We are having problem with NFS on servers from a cluster. The error is:
Sep 14 09:53:45 rduxsr06 Had: [ID 702911 daemon.notice] VCS ERROR V-16-1-7005 (rduxsr08) NFS:/opt/VRTSvcs/bin/NFS/monitor:???:RPC call to 100003 failed with status 5
This error is caused by the NFS daemon stop to answer, we can see on command:
root@rduxsr08 # rpcinfo -T udp rduxsr08 nfs
rpcinfo: RPC: Timed out
program 100003 version 0 is not available
I will explain our environment:
We had a cluster with 6 (node 06,07,08,09,10,11) nodes that mount file systems from a Storage and share these file systems to others servers from environment by NFS share.
We had to remove 2 servers from this cluster, and now we have only 4 nodes (06,08,09,10). The file systems from nodes 07 and 11, that were removed, were mounted on nodes 06 and 08.
This problem with NFS did not happened when we had 6 nodes. Now that we have 4, the problem is occuring.
This problem was resolved restarting the NFS daemon from server (node) that presented the problem with NFS.
Ok, we opened an ticket on Sun support and they called us to apply some patches, because our patches were too old.
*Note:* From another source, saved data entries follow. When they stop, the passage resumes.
+        const int lw = wave % (NW / 2);
+        const int base = sel * GROUP;
+        if (lw < 2 * D) {
+            ia = ib = base + (lw / D) * WAVE;
+            sig0 = 1 + (lw % D) * SPW;
+            diag = true;
+        } else {
+            ia = base; ib = base + WAVE;
+            sig0 = (lw - 2 * D) * SPW;
+        }
+    } else {
+        const int q = wave / (NW / 4);
+        ia = (q >> 1) * WAVE;
+        ib = GROUP + (q & 1) * WAVE;
+        sig0 = (wave % (NW / 4)) * SPW;
+    }
+    float fxi = 0.f, fyi = 0.f, fxb = 0.f, fyb = 0.f;
+    const IxConst& c = a.ped;
+    const float4 pj = sh.st[ib + lane];
+    const float ujx = c.lam * pj.z, ujy = c.lam * pj.w;
+    const int s0 = diag ? 1 + ((sig0 - 1) >> 1) : sig0 >> 1;
+    const float* pl = reinterpret_cast<const float*>(sh.trav) + (ia >> 6) * 2 * WAVE + lane + s0;
+    v2f fjx = bcast(0.f), fjy = bcast(0.f);
+    auto chain = [&](auto xb_tag) __attribute__((always_inline)) {
+        constexpr int XB = decltype(xb_tag)::value;
+        const bool tail_one_sided = diag && (s0 + XB + HALF - 1 == 32);
+        v2f X, Y, U, V;
+        X.x = pl[0]; X.y = pl[XB]; Y.x = pl[8 * WAVE]; Y.y = pl[8 * WAVE + XB];
+        U.x = pl[16 * WAVE]; U.y = pl[16 * WAVE + XB]; V.x = pl[24 * WAVE]; V.y = pl[24 * WAVE + XB];
+#pragma unroll
+        for (int s_ = 0; s_ < HALF; ++s_) {
+            v2f Xn = X, Yn = Y, Un = U, Vn = V;
+            if (s_ + 1 < HALF) {
+                Xn.x = pl[s_ + 1]; Xn.y = pl[s_ + 1 + XB]; Yn.x = pl[8 * WAVE + s_ + 1]; Yn.y = pl[8 * WAVE + s_ + 1 + XB];
+                Un.x = pl[16 * WAVE + s_ + 1]; Un.y = pl[16 * WAVE + s_ + 1 + XB]; Vn.x = pl[24 * WAVE + s_ + 1]; Vn.y = pl[24 * WAVE + s_ + 1 + XB];
+            }
+            __builtin_amdgcn_sched_barrier(0);
+            v2f cx, cy;
+            moussaid_planar_x2<false>(c, pj.x, pj.y, ujx, ujy, X, Y, U, V, cx, cy, bcast(0.f));
+            fxi = rot_in(fxi) + cx.x; fyi = rot_in(fyi) + cy.x;
+            fxb = rot_in(fxb) + cx.y; fyb = rot_in(fyb) + cy.y;
+            if (s_ + 1 == HALF && tail_one_sided) { fjx.x -= cx.x; fjy.x -= cy.x; }
+            else { fjx -= cx; fjy -= cy; }
+            X = Xn; Y = Yn; U = Un; V = Vn;
+            __builtin_amdgcn_sched_barrier(0);
+        }
+        const int from = ((lane - XB) & (WAVE - 1)) << 2;
+        fxi += __int_as_float(__builtin_amdgcn_ds_bpermute(from, __float_as_int(fxb)));
+        fyi += __int_as_float(__builtin_amdgcn_ds_bpermute(from, __float_as_int(fyb)));
+    };
+    if (diag) chain(std::integral_constant<int, 16>{});
+    else chain(std::integral_constant<int, 32>{});
+    sh.fi[wave][(lane + s0 + HALF - 1) & (WAVE - 1)] = make_float2(fxi, fyi);
+    sh.fj[wave][lane] = make_float2(fjx.x + fjx.y, fjy.x + fjy.y);
+    __syncthreads();
+    if (!lower) return;
+    const int tl = (p >> 6) & 1, l = lane;
+    float2 r = make_float2(0.f, 0.f);
+    int row;
+    if (diag_item) {
+        const int w0 = (p < GROUP) ? 0 : NW / 2;
+#pragma unroll
+        for (int k = 0; k < D; ++k) {
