__device__ __forceinline__ float warp_sum(float v) {
#pragma unroll
  for (int o = 16; o > 0; o >>= 1) v += __shfl_xor_sync(FULL, v, o);
  return v;
}
__device__ __forceinline__ void warp_sum2(float& a, float& b) {
#pragma unroll
  for (int o = 16; o > 0; o >>= 1) {
    a += __shfl_xor_sync(FULL, a, o);
    b += __shfl_xor_sync(FULL, b, o);
  }
}
__device__ __forceinline__ float warp_max(float v) {
#pragma unroll
  for (int o = 16; o > 0; o >>= 1) v = fmaxf(v, __shfl_xor_sync(FULL, v, o));
  return v;
}

__device__ __forceinline__ float warp_reduce_scatter8(float (&v)[8], int lane) {
#pragma unroll
  for (int o = 16, n = 4; n > 0; o >>= 1, n >>= 1) {
    const bool up = (lane & o) != 0;
#pragma unroll
    for (int j = 0; j < 4; ++j) {
      if (j < n) {
        const float send = up ? v[j] : v[j + n];
        const float keep = up ? v[j + n] : v[j];
        v[j] = keep + __shfl_xor_sync(FULL, send, o);
      }
    }
  }
  float r = v[0];
  r += __shfl_xor_sync(FULL, r, 2);
  r += __shfl_xor_sync(FULL, r, 1);
  return r;
}

__device__ __forceinline__ int64_t load_idx(const void* p, int64_t i, int is64) {
  return is64 ? __ldg(reinterpret_cast<const long long*>(p) + i)
              : static_cast<int64_t>(__ldg(reinterpret_cast<const int*>(p) + i));
}
__device__ __forceinline__ int64_t checked(int64_t row, int64_t rows, int32_t* status) {
  if (static_cast<uint64_t>(row) >= static_cast<uint64_t>(rows)) {
    if (status) *status = 1;
    return 0;
  }
  return row;
}

__device__ __forceinline__ float4 ldg_f4(const float4* p) {
  float4 r;
  asm volatile("ld.global.nc.L1::no_allocate.v4.f32 {%0,%1,%2,%3}, [%4];"
               : "=f"(r.x), "=f"(r.y), "=f"(r.z), "=f"(r.w) : "l"(p));
  return r;
}
__device__ __forceinline__ void red_add_f4(float* p, float a, float b, float c, float d) {
  asm volatile("red.global.add.v4.f32 [%0], {%1,%2,%3,%4};" ::"l"(p), "f"(a), "f"(b), "f"(c), "f"(d)
               : "memory");
}

__device__ __forceinline__ void prefetch_l1(const void* p) { asm volatile("prefetch.global.L1 [%0];" ::"l"(p)); }

__device__ __forceinline__ uint32_t smem_u32(const void* p) { return static_cast<uint32_t>(__cvta_generic_to_shared(p)); }
__device__ __forceinline__ void mbar_init(uint64_t* bar, uint32_t count) {
  asm volatile("mbarrier.init.shared::cta.b64 [%0], %1;" ::"r"(smem_u32(bar)), "r"(count));
}
__device__ __forceinline__ void mbar_fence_init() { asm volatile("fence.mbarrier_init.release.cluster;" ::: "memory"); }
__device__ __forceinline__ void mbar_arrive(uint64_t* bar) {
  asm volatile("mbarrier.arrive.shared::cta.b64 _, [%0];" ::"r"(smem_u32(bar)) : "memory");
}
__device__ __forceinline__ void mbar_arrive_expect_tx(uint64_t* bar, uint32_t bytes) {
  asm volatile("mbarrier.arrive.expect_tx.shared::cta.b64 _, [%0], %1;" ::"r"(smem_u32(bar)), "r"(bytes) : "memory");
}
__device__ __forceinline__ bool mbar_try_wait(uint64_t* bar, uint32_t parity, uint32_t suspend_ns) {
  uint32_t ok;
  asm volatile(
      "{\n\t.reg .pred p;\n\t"
      "mbarrier.try_wait.parity.shared::cta.b64 p, [%1], %2, %3;\n\t"
      "selp.u32 %0, 1, 0, p;\n\t}"
      : "=r"(ok) : "r"(smem_u32(bar)), "r"(parity), "r"(suspend_ns) : "memory");
  return ok != 0;
}
__device__ __forceinline__ void mbar_wait(uint64_t* bar, uint32_t parity) {
  while (!mbar_try_wait(bar, parity, 20000u)) {}
}
__device__ __forceinline__ void bulk_g2s(void* dst, const void* src, uint32_t bytes, uint64_t* bar) {
  asm volatile("cp.async.bulk.shared::cluster.global.mbarrier::complete_tx::bytes [%0], [%1], %2, [%3];" ::"r"(
                   smem_u32(dst)),
               "l"(src), "r"(bytes), "r"(smem_u32(bar))
               : "memory");
}
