# nemochina2008/soundgen_beta

Hardware: AMD Instinct MI355X
Metric: synthesized audio samples/sec (whole node) @44.1 kHz; RMS error vs R ref (higher is better)
Workload: dtype fp32 (fp64 phase); 1 GPU; C5: 65536 soundgen() calls drawn from the 33 presets (mixed sylLen and pitch contours), 44.1 kHz; calls=65536, calls_rank0=65536, samples=4311979595, parallelism=dp1 (one batch split by calls, LPT), plans_per_rank=6, failed_calls=0

## Files before the change

soundgen_beta_amd/csrc/sg_dev.h:

```cpp
#pragma once
#include <stdint.h>

struct SgSeg {
  double t0;
  double c0, c1, c2, c3, c4;
};

struct SgEpoch {
  int64_t w_off;
  int64_t amp_off;
  int64_t knot_off;
  int32_t seg_off;
  int32_t nseg;
  int32_t n;
  int32_t G;
  int32_t R;
  int32_t u0;
  double x1, xG;
  double xby;
  double invD;
  int32_t dj0, dj1;
  int64_t dk0;
  int32_t syl;
  int32_t pad;
// ... 131 lines not shown
  int32_t wl, M, nstages, fb;
  int32_t radix[SG_FFT_MAX_STAGES];
  int64_t tw;
  int64_t win;
  int32_t lds_bytes;
  int32_t kind;
  uint32_t mr_magic[SG_FFT_MAX_STAGES], ns_magic[SG_FFT_MAX_STAGES];
  uint32_t m_magic, hp_magic;
  int64_t tws;
};

constexpr int SG_FFT_WG = 0;
constexpr int SG_FFT_WAVE = 1;
constexpr int SG_FFT_DFT = 2;
constexpr int SG_FFT_ODD = 3;
constexpr int SG_WAVE_STATE = 24;
constexpr int SG_FFT_WAVES = 8;

#ifndef SG_NOISE_WAVES
#define SG_NOISE_WAVES 12
#endif
constexpr int SG_FFT_WAVES_NOISE = SG_NOISE_WAVES;
constexpr int sg_fft_waves(int phase) { return phase == 0 ? SG_FFT_WAVES_NOISE : SG_FFT_WAVES; }
constexpr int SG_PF_SRC = 20;
constexpr int SG_PF_PAIR = 10;

constexpr int SG_FRAME_FILTER = 0;
constexpr int SG_FRAME_NOISE = 1;
struct SgFrame {
  int64_t src;
// ... 156 lines not shown
```

soundgen_beta_amd/csrc/sg_exec.cpp:

```cpp
#include "sg_exec.h"
#include "sg_amp.h"
#include "sg_prof.h"

#include <algorithm>
#include <chrono>
#include <exception>
#include <thread>
#include <cmath>
#include <climits>
#include <atomic>
#include <map>
#include <cstdlib>
#include <cstdio>
#include <cstring>
#include <string>

namespace sg {

namespace {
#define HIPCHK(x)                                                                         \
  do {                                                                                    \
    hipError_t _e = (x);                                                                  \
    if (_e != hipSuccess)                                                                 \
      throw SgError(SG_E_DEVICE, std::string(#x) + ": " + hipGetErrorString(_e));     \
// ... 784 lines not shown
  DevicePlan& D0 = *runs[0].D;
  HIPCHK(hipEventRecord(D0.ev_fork, s));
  HIPCHK(hipStreamWaitEvent(s2, D0.ev_fork, 0));
  for (const PlanRun& r : runs) {
    device_execute_harm(*r.B, *r.D, r.out, s2, nullptr);
    HIPCHK(hipEventRecord(r.D->ev_join, s2));
  }
  for (const PlanRun& r : runs) device_execute_spec(*r.B, *r.D, r.out, s, nullptr, true, r.D->ev_join);
  HIPCHK(hipGetLastError());
}

void device_execute_spec(const Batch& B, const DevicePlan& D, float* d_out, hipStream_t s,
                         std::vector<SgProfEvent>* prof, bool join, hipEvent_t harm_done) {
  launch_spec_env(D, B, s);
  auto phase = [&](int ph) {
    const int64_t* r = B.fgroup_range[ph];
    const int64_t nseg = B.seg_range[ph][1] - B.seg_range[ph][0];
    hipEvent_t e0 = nullptr, e1 = nullptr;
    if (prof && nseg > 0) {
      HIPCHK(hipEventCreate(&e0));
      HIPCHK(hipEventCreate(&e1));
      HIPCHK(hipEventRecord(e0, s));
    }
    launch_stft_ola(D, ph, B.seg_range[ph][0], nseg, B.fgroup_lds[ph][0], s);
    if (prof && nseg > 0) {
      HIPCHK(hipEventRecord(e1, s));
      prof->push_back({SG_PROF_STFT_OLA, e0, e1});
    }
    launch_fft_frames(D, r[1], r[2] - r[1], B.fgroup_lds[ph][1], s);
    launch_fft_frames64(D, B, ph, s);
    const int64_t t0 = ph == 0 ? 0 : B.olatile_split, t1 = ph == 0 ? B.olatile_split : (int64_t)B.olatiles.size();
    const int64_t o0 = ph == 0 ? 0 : B.ola_split, o1 = ph == 0 ? B.ola_split : (int64_t)B.olas_dev.size();
    launch_ola(D, t0, t1 - t0, s);
    launch_ola_max(D, o0, o1 - o0, s);
  };
  phase(0);
  for (const Batch::Copy& c : B.copies)
    HIPCHK(hipMemcpyAsync(D.fs + c.fs_off, D.fl + c.fl_off, (size_t)c.n * sizeof(float), hipMemcpyDeviceToDevice, s));
  if (join) HIPCHK(hipStreamWaitEvent(s, harm_done, 0));
  launch_mix(D, 0, B.mixtile_hp, d_out, s);
  launch_mix_hp(D, B.mixtile_hp, B.mixtile_split - B.mixtile_hp, s);
  phase(1);
  launch_mix(D, B.mixtile_split, (int64_t)B.mixtiles.size() - B.mixtile_split, d_out, s);
  HIPCHK(hipGetLastError());
// ... 4 lines not shown
```

soundgen_beta_amd/csrc/sg_exec.h:

```cpp
#pragma once
#include <hip/hip_runtime.h>

#include <utility>
#include <vector>

#include "sg_plan.h"

namespace sg {

struct PcmJob {
  char* buf = nullptr;
  SgPcmCall* calls = nullptr;
  SgPcmTile* tiles = nullptr;
  SgPcmStat* stats = nullptr;
  int64_t n = 0, ntiles = 0;
  void prepare(const int64_t* off, const int64_t* len, int64_t n_calls, hipStream_t s);
  void run(const void* in, bool f64, int mode, double nrange, int16_t* out, hipStream_t s) const;
  void free();
};

struct DevicePlan {
  bool uploaded = false;
  char* arena = nullptr;
  size_t arena_bytes = 0;
// ... 88 lines not shown
void launch_ugather(const SgUJob* jobs, int64_t n_jobs, const float* us, float* fl, hipStream_t s);
void launch_sine_bank(const DevicePlan& D, int64_t k0, int64_t n, hipStream_t s);
void launch_sine_bank_pairs(const DevicePlan& D, int64_t k0, int64_t n, hipStream_t s);
void launch_sine_bank_tall(const DevicePlan& D, int64_t k0, int64_t n, hipStream_t s);
void launch_sine_bank_tall_pairs(const DevicePlan& D, int64_t k0, int64_t n, hipStream_t s);
void launch_syl_max(const DevicePlan& D, int64_t s0, int64_t n_syls, hipStream_t s);
void launch_piece_max(const DevicePlan& D, int64_t p0, int64_t n_ptiles, hipStream_t s);
void launch_harm_finalize(const DevicePlan& D, int64_t f0, int64_t n_stiles, float* out, hipStream_t s);
void launch_harm_copy(const DevicePlan& D, int64_t c0, int64_t n_ctiles, float* out, hipStream_t s);
void launch_sine_bank_hp(const DevicePlan& D, int64_t n, hipStream_t s);
void launch_sine_bank_tab(const DevicePlan& D, int logn, int64_t j0, int64_t n, float* out, hipStream_t s);
void launch_piece_max_hp(const DevicePlan& D, int64_t p0, int64_t n_ptiles, hipStream_t s);
void launch_harm_finalize_hp(const DevicePlan& D, int64_t n_stiles, hipStream_t s);
void launch_mix_hp(const DevicePlan& D, int64_t t0, int64_t n_tiles, hipStream_t s);
void launch_fft_frames64(const DevicePlan& D, const Batch& B, int ph, hipStream_t s);
void launch_fft_frames(const DevicePlan& D, int64_t g0, int64_t n_groups, int lds_bytes, hipStream_t s);
void launch_stft_ola(const DevicePlan& D, int phase, int64_t s0, int64_t n_segs, int lds_bytes, hipStream_t s);
void launch_ola(const DevicePlan& D, int64_t t0, int64_t n_tiles, hipStream_t s);
void launch_ola_max(const DevicePlan& D, int64_t o0, int64_t n_olas, hipStream_t s);
void launch_fft_probe(const SgFftGeom* geom, const float* fl, float* data, int M, int nframes, int inverse,
                      hipStream_t s);
void launch_mix(const DevicePlan& D, int64_t t0, int64_t n_tiles, float* out, hipStream_t s);
void launch_spec_env(const DevicePlan& D, const Batch& B, hipStream_t s);

}
```

soundgen_beta_amd/csrc/sg_fft.hip:

```cpp
#include <hip/hip_runtime.h>

#include <type_traits>

#include "sg_dev.h"
#include "sg_devfn.h"
#include "sg_fft64_dev.h"
#include "sg_roots.h"

namespace {

typedef float v2 __attribute__((ext_vector_type(2)));
__device__ __forceinline__ v2 V(float2 a) { return v2{a.x, a.y}; }
__device__ __forceinline__ float2 F(v2 a) { return make_float2(a.x, a.y); }
__device__ __forceinline__ v2 pfma(v2 a, v2 b, v2 c) { return __builtin_elementwise_fma(a, b, c); }
__device__ __forceinline__ v2 splat(float c) { return v2{c, c}; }
__device__ __forceinline__ v2 vmul(v2 a, v2 w) {
  v2 t, r;
  __asm__("v_pk_mul_f32 %0, %1, %2 op_sel_hi:[0,1]" : "=v"(t) : "v"(a), "v"(w));
  __asm__("v_pk_fma_f32 %0, %1, %2, %3 op_sel:[1,1,0] op_sel_hi:[1,0,1] neg_lo:[0,1,0]"
          : "=v"(r) : "v"(a), "v"(w), "v"(t));
  return r;
}
__device__ __forceinline__ v2 vmulc(v2 a, v2 w) {
  v2 t, r;
// ... 91 lines not shown
};

__device__ __forceinline__ void pack_pair(float2 yk, float2 ymk, float2 wNk, float2& zk, float2& zmk) {
  const float2 e = cadd(yk, cconj(ymk));
  const float2 d = csub(yk, cconj(ymk));
  const float2 o = cmulc(d, wNk);
  zk = make_float2(e.x - o.y, e.y + o.x);
  const float2 e2 = cadd(ymk, cconj(yk));
  const float2 d2 = csub(ymk, cconj(yk));
  const float2 o2 = make_float2(-(d2.x * wNk.x - d2.y * wNk.y), -(d2.x * wNk.y + d2.y * wNk.x));
  zmk = make_float2(e2.x - o2.y, e2.y + o2.x);
}

constexpr int SG_FFT_THREADS = 512;
constexpr int SG_FFT_SLOTS = 8192;

template <int R>
struct NbOf {
  static constexpr int value = (SG_FFT_SLOTS / SG_FFT_THREADS + R - 1) / R;
};

__device__ __forceinline__ int udiv(int n, uint32_t magic) {
  return magic ? (int)__umulhi((uint32_t)n, magic) : n;
}

template <int R, bool INV>
__device__ __forceinline__ void stage_ip(float2* X, int M, int Ns, const float2* twS, int fb, uint32_t mr_magic,
                                         uint32_t ns_magic) {
  constexpr int NB = NbOf<R>::value;
  constexpr bool ODD = (R % 2) == 1;
  constexpr int H = ODD ? (R - 1) / 2 : 1;
  const int MR = M / R;
  const int total = fb * MR;
  v2 st[NB][R];
  int base_o[NB];
  bool live[NB];
#pragma unroll
  for (int q = 0; q < NB; ++q) {
    const int idx = threadIdx.x + q * SG_FFT_THREADS;
    live[q] = idx < total;
    base_o[q] = 0;
    if (!live[q]) continue;
    const int f = udiv(idx, mr_magic);
    const int j = idx - f * MR;
    const float2* x = X + f * M;
    float2 v[R];
#pragma unroll
    for (int r = 0; r < R; ++r) v[r] = x[j + r * MR];
    const int jm = j - udiv(j, ns_magic) * Ns;
    if (Ns > 1) {
      const float2* tw = twS + (Ns - 1) + jm;
#pragma unroll
      for (int r = 1; r < R; ++r) {
        const float2 w = tw[(r - 1) * Ns];
// ... 27 lines not shown
#pragma unroll
      for (int k = 1; k <= H; ++k) {
        v2 a, b;
        odd_out<R, INV>(st[q], k, a, b);
        y[k * Ns] = F(a);
        y[(R - k) * Ns] = F(b);
      }
    } else {
#pragma unroll
      for (int r = 0; r < R; ++r) y[r * Ns] = F(st[q][r]);
    }
  }
  __syncthreads();
}

template <bool INV>
__device__ void fft_ip(float2* X, const SgFftGeom& g, const float2* twS, int fb) {
  int Ns = 1;
  for (int s = 0; s < g.nstages; ++s) {
    const int R = g.radix[s];
    const uint32_t mm = g.mr_magic[s], nm = g.ns_magic[s];
    int Ms = g.M;
    Ms = __builtin_amdgcn_readfirstlane(Ms);
    switch (R) {
#define SG_STAGE(RR) \
      case RR: stage_ip<RR, INV>(X, Ms, Ns, twS, fb, mm, nm); break;
      SG_STAGE(2) SG_STAGE(3) SG_STAGE(4) SG_STAGE(5) SG_STAGE(7) SG_STAGE(11) SG_STAGE(13) SG_STAGE(17)
      SG_STAGE(19) SG_STAGE(23) SG_STAGE(29) SG_STAGE(31)
#undef SG_STAGE
      default: break;
    }
    Ns *= R;
  }
}

__device__ __forceinline__ void sg_wave_fence() { __asm__ __volatile__("" ::: "memory"); }

template <int R>
struct NbW {
  static constexpr int value = SG_WAVE_STATE / R > 0 ? SG_WAVE_STATE / R : 1;
};
// ... 227 lines not shown
  }
  sg_wave_fence();
}

template <bool INV, int CM, int R0, int R1, int R2, bool MFMA = true, bool LAST = true>
__device__ __forceinline__ void fft_wc(float2* X, const float2* twS, const float4* A29, int lane SG_ST_PARAMS) {
  if constexpr (MFMA && CM == 1102 && R0 == 29) stage29_mfma<INV>(X, A29, lane);
  else stage_w<R0, INV, CM, 1>(X, CM, 1, twS, 0u, lane);
  SG_ST(INV ? 5 : 1);
  stage_w<R1, INV, CM, R0>(X, CM, R0, twS, 0u, lane);
  SG_ST(INV ? 6 : 2);
  if constexpr (LAST) stage_w<R2, INV, CM, R0 * R1>(X, CM, R0 * R1, twS, 0u, lane);
  SG_ST(INV ? 7 : 3);
}

template <bool INV>
__device__ void cdft(float2* X, const SgCdft& c, const SgFftGeom* __restrict__ geoms, const float* __restrict__ fl,
                     float2* Z, float2* tw) {
  const SgFftGeom& gs = geoms[c.geom];
  const int T = c.L ? c.L : c.n;
  const float2* twg = reinterpret_cast<const float2*>(fl + gs.tws);
  for (int t = threadIdx.x; t < T - 1; t += SG_FFT_THREADS) tw[t] = twg[t];
  if (!c.L) {
    __syncthreads();
    fft_ip<INV>(X, gs, tw, 1);
    return;
  }
  const int n = c.n, L = c.L;
  const float2* ch = reinterpret_cast<const float2*>(fl + c.chirp);
  const float2* bf = reinterpret_cast<const float2*>(fl + c.bf);
  for (int j = threadIdx.x; j < L; j += SG_FFT_THREADS)
    Z[j] = j < n ? cmul(INV ? cconj(X[j]) : X[j], ch[j]) : make_float2(0.f, 0.f);
  __syncthreads();
  fft_ip<false>(Z, gs, tw, 1);
  for (int k = threadIdx.x; k < L; k += SG_FFT_THREADS) Z[k] = cmul(Z[k], bf[k]);
  __syncthreads();
  fft_ip<true>(Z, gs, tw, 1);
  for (int k = threadIdx.x; k < n; k += SG_FFT_THREADS) {
    const float2 v = cmul(Z[k], ch[k]);
    X[k] = INV ? cconj(v) : v;
  }
  __syncthreads();
}

__device__ void odd_frame(const SgFrameGroup& G, const SgFrame* __restrict__ frames, const SgFftGeom& g,
                          const SgFftGeom* __restrict__ geoms, const float* __restrict__ fl, float* __restrict__ fs,
                          float4* lds4) {
  const int N = g.wl, M = g.M, N2 = 2 * M;
  const int T = max(g.cd[0].L ? g.cd[0].L : g.cd[0].n, g.cd[1].L ? g.cd[1].L : g.cd[1].n);
  float2* B = reinterpret_cast<float2*>(lds4);
  float2* Z = B + N;
  float2* tw = Z + T;
  const SgFrame F = frames[G.f0];
  const float* ham = fl + g.win;
  const float* han = ham + N;
  if (G.mode == SG_FRAME_FILTER) {
    const float* s = fs + F.src;
    for (int n = threadIdx.x; n < N; n += SG_FFT_THREADS) B[n] = make_float2(s[n] * ham[n], 0.f);
    __syncthreads();
    cdft<false>(B, g.cd[0], geoms, fl, Z, tw);
    const float* env = fl + F.env;
    const float invN = 1.f / (float)N;
    for (int k = threadIdx.x; k < M; k += SG_FFT_THREADS) {
      const float sc = invN * env[k];
      const float2 y = make_float2(B[k].x * sc, B[k].y * sc);
      B[k] = y;
      if (k > 0) B[N2 - k] = cconj(y);
      if (k == M - 1) B[M] = make_float2(y.x, 0.f);
    }
  } else {
    const float* u = fl + F.src;
    const float* flt = fl + F.env;
    for (int k = threadIdx.x; k < M; k += SG_FFT_THREADS) {
      const float2 y = make_float2(u[k] * flt[k], 0.f);
      B[k] = y;
      if (k > 0) B[N2 - k] = y;
      if (k == M - 1) B[M] = y;
    }
  }
  __syncthreads();
  cdft<true>(B, g.cd[1], geoms, fl, Z, tw);
  const float invN2 = 1.f / (float)N2;
  float* d = fs + F.dst;
  for (int i = threadIdx.x; i < N; i += SG_FFT_THREADS) d[i] = B[i < N2 ? i : i - N2].x * invN2 * han[i];
}

}
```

Ok, we applied these patches that they recommend, and now our servers are with patch version:
But, after two days that we applied the patches, the problem back to occur. But now, after the problem starts, a few minutes, like 10, 20 minutos, the problem is resolved automatic. The NFS daemon back to respond by itself.
Do anyone see this problem? Or know to resolv this?